Ornithomaniacs (Schmitt)

Schmitt © Casterman – 2017

Niniche est une adolescente à part. Elle est fille unique et vit avec une mère excentrique, rabat-joie, hystérique et totalement hermétique à ce que peut bien vouloir sa fille. Elle s’agite dans tous les sens, se plaint en permanence et prétend savoir ce qui est bon pour sa fille. En somme, sa mère est totalement dépassée par la situation et passe son temps à hurler ses injonctions à sa fille d’une pièce à l’autre.

L’appartement de la mère de Niniche est atypique. On dirait un paquebot avec de grandes baies vitrées qui dominent la ville, des hauts plafonds tombent des lustres aux forme design. Tout est design, impersonnel, clinquant. Du coup, la chambre de Niniche est devenue son antre. Un antre avec un fauteuil en forme d’œuf dans lequel l’adolescente se love. Nichée dans cette cavité douillette, elle rive ses yeux et ses oreilles à son portable. Grâce à lui, elle est en contact quasi permanent avec son amie Tina. Tina l’écoute, la conseille, la soutient.

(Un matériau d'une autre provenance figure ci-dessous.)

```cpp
__global__ __launch_bounds__(256) void k_h2d_copy(const uint4 *__restrict__ src, uint4 *__restrict__ dst, size_t n16) {
    for (size_t i = (size_t)blockIdx.x * 256 + threadIdx.x; i < n16; i += (size_t)gridDim.x * 256) dst[i] = src[i];
}
int rv_read_back(Workspace &ws, void *dst, const void *dsrc, size_t bytes) {
    RV_TRY(ws.hpin.reserve(bytes < 4096 ? 4096 : bytes));
    if (!ws.ev_rb) RV_HIP(hipEventCreateWithFlags(&ws.ev_rb, hipEventDisableTiming));
    RV_HIP(hipMemcpyAsync(ws.hpin.p, dsrc, bytes, hipMemcpyDeviceToHost, ws.stream));
    RV_HIP(hipEventRecord(ws.ev_rb, ws.stream));
    const hipError_t e = rv_event_wait(ws.ev_rb);
    if (e != hipSuccess) { rv_set_error("rv_read_back: %s", hipGetErrorString(e)); return -1; }
    memcpy(dst, ws.hpin.p, bytes);
    return 0;
}

int rv_h2d_copy(Workspace &ws, const void *pinned_src, void *dst, size_t bytes) {
    const size_t n16 = (bytes + 15) / 16;
    if (n16 == 0) return 0;
    size_t blocks = (n16 + 255) / 256;
    if (blocks > 512) blocks = 512;
    hipLaunchKernelGGL(k_h2d_copy, dim3((unsigned)blocks), dim3(256), 0, ws.stream, (const uint4 *)pinned_src, (uint4 *)dst, n16);
    RV_LAUNCH_CHECK();
    return 0;
}

template int rv_radix_sort_pairs<u32>(Workspace &, u64 *, u32 *, u64 *, u32 *, int64_t, int, int, int *, bool);
template int rv_radix_sort_pairs<u64>(Workspace &, u64 *, u64 *, u64 *, u64 *, int64_t, int, int, int *, bool);
```

### reveal_amd/csrc/rv_scan.h

```cpp
#pragma once
#include "rv_common.h"

#ifndef RV_PAIR_TILE
#define RV_PAIR_TILE 1024
#endif
#define RV_TSUB_TILE 2048

struct RvPairRec {
    sa_t a, b;
    u32  l;
    u32  rank;
};

#define RV_PAIR_SLOTS 16
int rv_scan_pair_launch(Workspace &ws, const sa_t *SA, const lcp_t *LCP, int64_t m, const uint8_t *BWT, sa_t nsep0, int minl,
                        RvPairRec *slots, RvPairRec *ovf, u32 ovf_cap, u32 *ovf_counter, u32 *tilecnt, u32 *tileovf,
                        unsigned long long *best, RvPairRec *picks, int nsubs,
                        hipEvent_t ev_start = nullptr, hipEvent_t ev_stop = nullptr);
int rv_pick_slots_launch(Workspace &ws, const RvPairRec *slots, const RvPairRec *ovf, u32 ovf_cap, const u32 *tilecnt, const u32 *tileovf, int64_t ntile,
                         const int64_t *sub_start, int nsubs, unsigned long long *best, RvPairRec *picks, u32 *ovf_counter, const u32 *err,
                         const int *tile_sub, int64_t ntsub);
#define RV_PAIR_HDR 1
int rv_pair_compact_launch(Workspace &ws, const RvPairRec *slots, const RvPairRec *ovf, const u32 *tilecnt, const u32 *tileovf,
                           const u32 *tileoff, int64_t ntile, RvPairRec *out, u32 out_cap, u32 *ovf_counter, const u32 *err, u32 ovf_cap);

#define RV_MULTI_TILE 512
struct RvMultiRec { u32 l, n, ub, pad; };
int rv_scan_multi_launch(Workspace &ws, const sa_t *SA, const lcp_t *LCP, int64_t m, const uint8_t *BWT, const sa_t *nsep, int nsamples,
                         int minl, int minn, RvMultiRec *rec, uint16_t *so, sa_t *pos, u32 rec_cap, u32 mem_cap, u32 *counters, uint4 *tiletab,
                         const int64_t *sub_start, const int *sub_want, int nsubs);
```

Niniche a de toutes petites ailes depuis sa naissance. De si petites ailes qu’il est impensable pour elle de voler. Elle les cache derrière un petit sac à dos qui ne contient rien de précieux. Niniche n’en peut plus d’entendre sa mère polémiquer sur les OGM qui ont fait de sa fille un être hybride et tenter d’ameuter les journalistes, seuls capables de montrer au monde entier sa monstruosité. Niniche ne veut pas, Niniche ne veut plus de ces ailes et ce jour-là, Tina lui annonce qu’elle a trouvé un médecin qui accepte de les lui enlever. Alors Niniche part. Sur les indications de Tina, elle arrive devant la clinique. Mais ledit bâtiment est un vieux manoir lugubre et à moitié en ruine. Il y a là des centaines d’oiseaux à ses pieds, lui montrent-ils le chemin ou faut-il voir là un mauvais présage ? Lorsque la porte du petit château s’ouvre, c’est un squelette coiffé d’un sombrero qui lui ouvre. Il s’appelle Icare. L’étrange majordome la conduit au Professeur Balaeniceps Rex, un oiseau mutant vêtu d’un costume en queue de pie. Comme chaque fois que la situation devient trop angoissante pour « Nine », elle s’endort… et un autre monde s’ouvre à elle.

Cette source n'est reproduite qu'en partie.